The June increase in the unemployment rate was the lowest in eight months, but economists said that number doesn't fully reflect the impact of the recession on U.S. workers.
The Federal Bureau of Labor Statistics reported yesterday that the seasonally adjusted unemployment rate edged up to 9.5 percent -- a 26-year high -- with 218,000 more people in the country jobless in June than in May, when unemployment hit 9.4 percent.
However, payroll employment -- a different survey that counts the number of jobs, both full- and part-time, and not the number of people in them -- fell by 467,000, far more than the 322,000 jobs lost in May.
Someone who had two part-time jobs and lost one would not be considered unemployed but the lost job would be counted in the payroll employment numbers.
Overall, the number of U.S. jobs, full- and part-time, is down 6.5 million since the recession began in December 2007.
In addition, lost in the broad national numbers are the extent of the hits taken by undercounted groups such as Hispanics and African-Americans.
Despite the smaller increase of jobless people in June, there is evidence in the bureau's report that those who were out of work are having a difficult time finding jobs.
The number of people who have been unemployed for 27 weeks or more -- the so-called long-term unemployed -- increased by 433,000 in June to nearly 4.4 million.
Harry J. Holzer, an economist with Georgetown University and the Urban Institute in Washington, D.C., said other numbers in the report more accurately reflect what is happening in the labor force than the widely reported unemployment rate.
Mr. Holzer said a better indicator of the country's overall economic health is a table put out by the Bureau of Labor Statistics that reports in June 16.5 percent of people who would work if they could are either unemployed, marginally attached (defined as people without jobs who have given up looking for work) or stuck in part-time jobs and can't get enough hours to be full time.
That number has been steadily climbing.
High unemployment in certain groups also may be underreported.
Mr. Holzer said Hispanics had an unemployment rate of 11.8 percent.
Yet that group is heavily represented in the home construction labor force, which has been hit hard in this recession. Because undocumented construction workers are unlikely to answer a government survey, the rate may not fully reflect the unemployment.
Black men, too, actually have higher rates than the official unemployment rate of 16.4 percent reported in June, Mr. Holzer said.
Teenagers, officially those aged 16 to 19, had particularly high rates of unemployment. Unemployment for white teens last month was reported at 21.4 percent while black teens were far worse off with a 37.9 percent unemployment rate. That translated to 1.16 million unemployed white teenagers and 276,000 unemployed black teenagers.
Overall unemployment officially hit 14.7 percent for black men and women of all ages, but Algernon Austin, director of the Program on Race, Ethnicity and the Economy for the Economic Policy Institute in Washington, D.C., said it is probably closer to 16.5 percent. It's difficult to contact and accurately survey unemployed people.

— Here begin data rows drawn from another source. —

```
__device__ __forceinline__ unsigned long long rec_lo(double x, uint32_t tag) { return ((unsigned long long)__double_as_longlong(x) & 0xFFFFFFFFull) | ((unsigned long long)tag << 32); }
__device__ __forceinline__ unsigned long long rec_hi(double x, uint32_t tag) { return ((unsigned long long)__double_as_longlong(x) >> 32) | ((unsigned long long)tag << 32); }
__device__ __forceinline__ bool rec_ok(unsigned long long a, unsigned long long b, uint32_t tag) { return (uint32_t)(a >> 32) == tag && (uint32_t)(b >> 32) == tag; }
__device__ __forceinline__ double rec_value(unsigned long long a, unsigned long long b) { return __longlong_as_double((long long)((a & 0xFFFFFFFFull) | (b << 32))); }

__device__ __forceinline__ void dist_combine(double (&acc)[4], const double (&x)[4], int K, int op, bool first)
{
    if (first) { for (int k = 0; k < K; ++k) acc[k] = x[k]; return; }
    if (op == 1) { for (int k = 0; k < K; ++k) acc[k] = dmax(acc[k], x[k]); return; }
    if (op >= 2) {
        dd_merge(acc[0], acc[1], x[0], x[1]);
        if (op == 3) dd_merge(acc[2], acc[3], x[2], x[3]); else for (int k = 2; k < K; ++k) acc[k] += x[k];
        return;
    }
    for (int k = 0; k < K; ++k) acc[k] += x[k];
}
template <int K>
__device__ __forceinline__ bool dist_allgather(const DevView& v, Ctrl* c, double (&vals)[K], int op)
{
    static_assert(K >= 1 && K <= 4, "a mailbox holds four values");
    if (v.world <= 1) return true;
// ... 233 lines not shown
__device__ __forceinline__ void dist_put_node(const DevView& v, uint32_t i, uint32_t par, int field, double val)
{
    const DistView* d = v.dist;
    const uint32_t q = i >> 6, lane = i & 63u;
    for (uint32_t t = d->bndStart[q], t1 = d->bndStart[q + 1]; t < t1; ++t)
        if (d->bndLane[t] == lane) {
            const uint32_t p = d->bndPeer[t];
            SYS_STORE(d->payload[p] + d->sendOff[p] + (size_t)(par * SF3D_DIST_FIELDS + field) * d->sendCount[p] + d->bndSlot[t], val);
        }
}


__device__ __forceinline__ void begin_attempt(Ctrl* c)
{
    c->dt = dmin(c->dtCurr, c->maxTimeStep);
    c->hold = c->cur;
    c->best = -1;
    c->bestMBR = NODATA_D;
    c->approx = 0;
    c->counters[0]++;
    c->stage = ST_APPROX;
}

__global__ void k_step_begin(Ctrl* c, double maxTimeStep)
{
    c->maxTimeStep = maxTimeStep;
    c->seqCount = 0;
    c->aBuf ^= 1u;
    begin_attempt(c);
}

__device__ __forceinline__ void reject_attempt(Ctrl* c)
{
    c->seSource = 2;
    c->cur = c->hold;
    begin_attempt(c);
}

#ifndef SF3D_PROBE_BUDGET
#define SF3D_PROBE_BUDGET 8u
#endif
__device__ __forceinline__ void courant_decision(Ctrl* c, double cmax)
{
    c->counters[2]++;
    c->courant = cmax;
    c->asmSeq++; c->asmSurfOnly = (cmax < 1.01 || c->dt <= c->dtMin) ? 0u : 1u;
    if (cmax < 1.01 || c->dt <= c->dtMin) {
        uint32_t budget = (uint32_t)((c->approx + 1) * ((float)c->maxIter / (float)c->maxApprox));
        c->iterBudget = budget > 25u ? budget : 25u;
        c->iter = 0;
        c->bestNorm = 1.;
// ... 164 lines not shown
```

### criteria3d_amd/csrc/sf3d_device.h

```cpp
#ifndef SF3D_DEVICE_H
#define SF3D_DEVICE_H

#include <stdint.h>

#define SF3D_SLOTS 10
#define SF3D_POOL 5
#define SF3D_BLOCK 256
#define SF3D_CHUNK 64
#define SF3D_MAX_BLOCKS 2048
#define CK_NONE 0
#define CK_MIXED 255

enum : uint8_t { LK_NONE = 0, LK_SOIL_VERT = 1, LK_SOIL_LAT = 2, LK_RUNOFF = 3, LK_INFILTRATION = 4 };

enum : uint32_t {
    ST_IDLE = 0,
    ST_ATTEMPT = 1,
    ST_APPROX = 2,
    ST_SWEEP = 3,
    ST_POST = 4,
    ST_RESTORE = 5,
    ST_ACCEPT = 6,
    ST_DONE = 7,
    ST_FAIL = 8
};

struct alignas(16) sf3d_d2 { double x, y; };
struct alignas(8) sf3d_f2 { float x, y; };

struct SoilDev {
// ... 201 lines not shown
    uint32_t nbSurf, nbSoil;
    double probeMin;
    const uint32_t* chunkList; uint32_t nList, nListSurf;
    const uint32_t* asmList;
    uint32_t pLo, pHi;
    uint32_t aLo, aHi;
    const uint32_t* bndList; uint32_t nBnd;
    const uint16_t* lmask;
    uint32_t haloDirect;
    uint32_t ntStream;
    const DistView* dist;
    int32_t world, rank;
    const uint8_t* owner;
    const ChunkDesc* cdesc;
    const double *z, *size, *pond, *sink;
    const uint16_t* cls;
    const uint8_t* btype;
    const double *bslope, *bsize, *prescribed;
    const uint32_t* lto;
    const uint8_t* lkind;
    const uint8_t* probeMask;
    const double *larea, *ldist;
    double* lflowSum;
    sf3d_d2* A2x[2];
    double *b, *C;
    double* X[SF3D_POOL];
    double *Se, *SeHold, *K, *flow, *bflowRate, *bflowSum;
    double* compatCv; uint8_t* compatCn; double* compatDiag;
    double *cgDiag, *cgR, *cgP, *cgQ;
    double *part0, *part1;
    double *part2, *part3;
    unsigned int* arrive;
    unsigned int* gridBar;
    const SoilDev* soils;
    const double* roughness;
    PairGrid pair;
    ResGrid res;
    Ctrl* ctrl;
    HeatDev heat;
};

struct MapGeo {
    double cohesion;
    double tanFriction;
    double bulkDensity;
    double present;
};
// ... 119 lines not shown
```

### criteria3d_amd/csrc/sf3d_host_build.inc

```

namespace {

template <class F> void parallel_for(uint32_t n, F f)
{
    unsigned nt = std::thread::hardware_concurrency();
    if (nt == 0) nt = 1;
    if (nt > 16) nt = 16;
    if (n < 65536 || nt == 1) { f(0u, n); return; }
    std::vector<std::thread> th;
    const uint32_t chunk = (n + nt - 1) / nt;
    for (unsigned t = 0; t < nt; ++t) {
        const uint32_t a = t * chunk, b = (a + chunk < n) ? a + chunk : n;
        if (a >= b) break;
        th.emplace_back([=] { f(a, b); });
    }
    for (auto& t : th) t.join();
}

const char* kKernelNames[KID_COUNT] = {"k_props", "k_assemble", "k_sweep", "k_post", "k_restore", "k_accept", "k_sweep_pair", "k_sweep_resident", "k_output_map"};

}

sf3d_error_t sf3d_partition_bounds(uint32_t ns, int world, uint32_t* bounds)
{
// ... 92 lines not shown
    }
};

struct SnowCache { float* base = nullptr; uint8_t* mine = nullptr; uint32_t nCells = 0; double lastMs = 0.; bool hourDone = false; };
struct CropCache { float* base = nullptr; CropUnitDev* units = nullptr; uint8_t* mine = nullptr; uint32_t nCells = 0, nUnits = 0; double lastMs[2] = {0., 0.}; };

struct RootCache {
    char* cells = nullptr;
    char* tables = nullptr;
    double* out = nullptr;
    uint8_t* mine = nullptr;
    size_t off[16] = {0};
    uint32_t nCells = 0, nUnits = 0, nSoils = 0, nRows = 0, nrLayers = 0, lunetteMax = 0;
    bool computed = false;
    double lastMs[3] = {0., 0., 0.};
};

struct DeviceSolver::Impl {
    int device = -1;
    hipStream_t stream = nullptr;
    hipStream_t stream2 = nullptr;
    hipEvent_t evLinks[2] = {nullptr, nullptr};
    bool linksPending[2] = {false, false};
    int overlapAccept = -1;
    DevView v{};
    Ctrl* hostCtrl = nullptr;
    std::vector<void*> allocs;
    uint32_t N = 0, ns = 0;
    uint32_t ownedNodes = 0;
    uint32_t lastSweeps = 8;
    uint32_t lastBatches = 1;
    uint32_t predCount = 0, pred[16] = {0};
    uint32_t lastHeatSweeps = 8;
    std::vector<uint32_t> gsLevelStart;
    uint32_t lastHeatSteps = 1;
    double* heatOut[6] = {nullptr};
    double* heatAirP = nullptr;
    std::vector<std::pair<uint32_t, hipGraphExec_t>> graphs;
    int useFused = -1;
    int useGraphs = -1;
    Partition part;
    DistWindow* window = nullptr;
    size_t windowBytes = 0;
    std::vector<void*> peerMaps;
    DistView hostDist{};
    DistView* devDist = nullptr;
// ... 87 lines not shown
             fatal_ = true;                                                                    \
             return SF3D_SOLVER_ERROR; } } while (0)

DeviceSolver& DeviceSolver::instance() { static DeviceSolver s; return s; }
const char* DeviceSolver::kernel_name(int kid) { return (kid >= 0 && kid < KID_COUNT) ? kKernelNames[kid] : nullptr; }

sf3d_error_t DeviceSolver::set_device(int dev)
{
    if (!impl_) impl_ = new Impl();
    int count = 0;
    HIP_TRY(hipGetDeviceCount(&count));
    if (dev < 0 || dev >= count) { snprintf(err_, sizeof(err_), "device %d out of range (%d visible)", dev, count); return SF3D_SOLVER_ERROR; }
    impl_->device = dev;
    HIP_TRY(hipSetDevice(dev));
    return SF3D_OK;
}

static uint64_t g_deviceBytes = 0;
sf3d_error_t DeviceSolver::release()
{
    if (!impl_) return SF3D_OK;
    Impl& I = *impl_;
    if (I.stream) hipStreamSynchronize(I.stream);
    if (I.stream2) hipStreamSynchronize(I.stream2);
    if (I.stream3) hipStreamSynchronize(I.stream3);
#if SF3D_RES_PROFILE
    if (built_ && I.v.res.on && I.v.res.pub) {
        double pr[32];
        if (hipMemcpy(pr, I.v.res.pub, sizeof(pr), hipMemcpyDeviceToHost) == hipSuccess && pr[16] > 0.) {
            const char* names[7] = {"compute + record stores issued", "wave sum + block partial", "halo records", "partial records of all blocks", "barrier B", "norm + decision", "(prologue: per launch, not per iteration)"};
            fprintf(stderr, "[sf3d] resident sweep loop, block 0: %.0f launches, %.2f iterations per launch, %.2f us per launch\n", pr[16], pr[15] / pr[16], pr[17] / pr[16] / 100.);
            for (int p = 0; p < 7; ++p) fprintf(stderr, "[sf3d]   %-40s %7.2f us per iteration\n", names[p], pr[8 + p] / pr[15] / 100.);
        }
    }
#endif
    I.linksPending[0] = I.linksPending[1] = false;
    if (I.stream3) {
        (void)hipStreamDestroy(I.stream3); I.stream3 = nullptr;
        for (auto& ev : I.evSlab) if (ev) { (void)hipEventDestroy(ev); ev = nullptr; }
    }
    I.slabs = -1;
    for (auto& p : I.pending) { I.freeEvents.push_back(p.a); I.freeEvents.push_back(p.b); }
    I.pending.clear();
    for (auto& g : I.graphs) hipGraphExecDestroy(g.second);
    I.graphs.clear();
    for (void* p : I.allocs) hipFree(p);
    I.allocs.clear();
    g_deviceBytes = 0;
    I.maps.free_all();
    if (I.comm && I.pCommDestroy) { I.pCommDestroy(I.comm); I.comm = nullptr; }
    I.rcclMode = false; I.rcclMine = I.rcclGathered = nullptr;
    for (void* p : I.peerMaps) hipIpcCloseMemHandle(p);
    I.peerMaps.clear();
    I.drop_shm();
    if (I.window) { hipFree(I.window); I.window = nullptr; }
    I.devDist = nullptr; I.distStats = nullptr;
    connected_ = false;
    built_ = false;
    fatal_ = false;
    I.overlapAccept = I.useFused = I.useGraphs = I.residentGrids = -1;
    return SF3D_OK;
}

sf3d_error_t DeviceSolver::synchronize()
{
    if (!impl_ || !impl_->stream) return SF3D_OK;
    HIP_TRY(hipStreamSynchronize(impl_->stream));
    if (impl_->stream2) { HIP_TRY(hipStreamSynchronize(impl_->stream2)); impl_->linksPending[0] = impl_->linksPending[1] = false; }
    return SF3D_OK;
}

template <class T> static hipError_t dev_alloc(std::vector<void*>& allocs, T*& p, size_t count)
{
    void* q = nullptr;
    hipError_t e = hipMalloc(&q, (count ? count : 1) * sizeof(T));
    if (e == hipSuccess) { allocs.push_back(q); p = static_cast<T*>(q); g_deviceBytes += (uint64_t)(count ? count : 1) * sizeof(T); }
    return e;
}
uint64_t DeviceSolver::device_bytes() const { return g_deviceBytes; }
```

He said African-American unemployment would have climbed higher if that population had been swept into the housing boom that led up to the housing bust.
Mr. Austin said the silver lining, such as it is, is that in most recessions, the official overall unemployment figure for blacks is normally twice that of the national unemployment rate. Currently the unemployment rate for black people is only 1.75 times higher.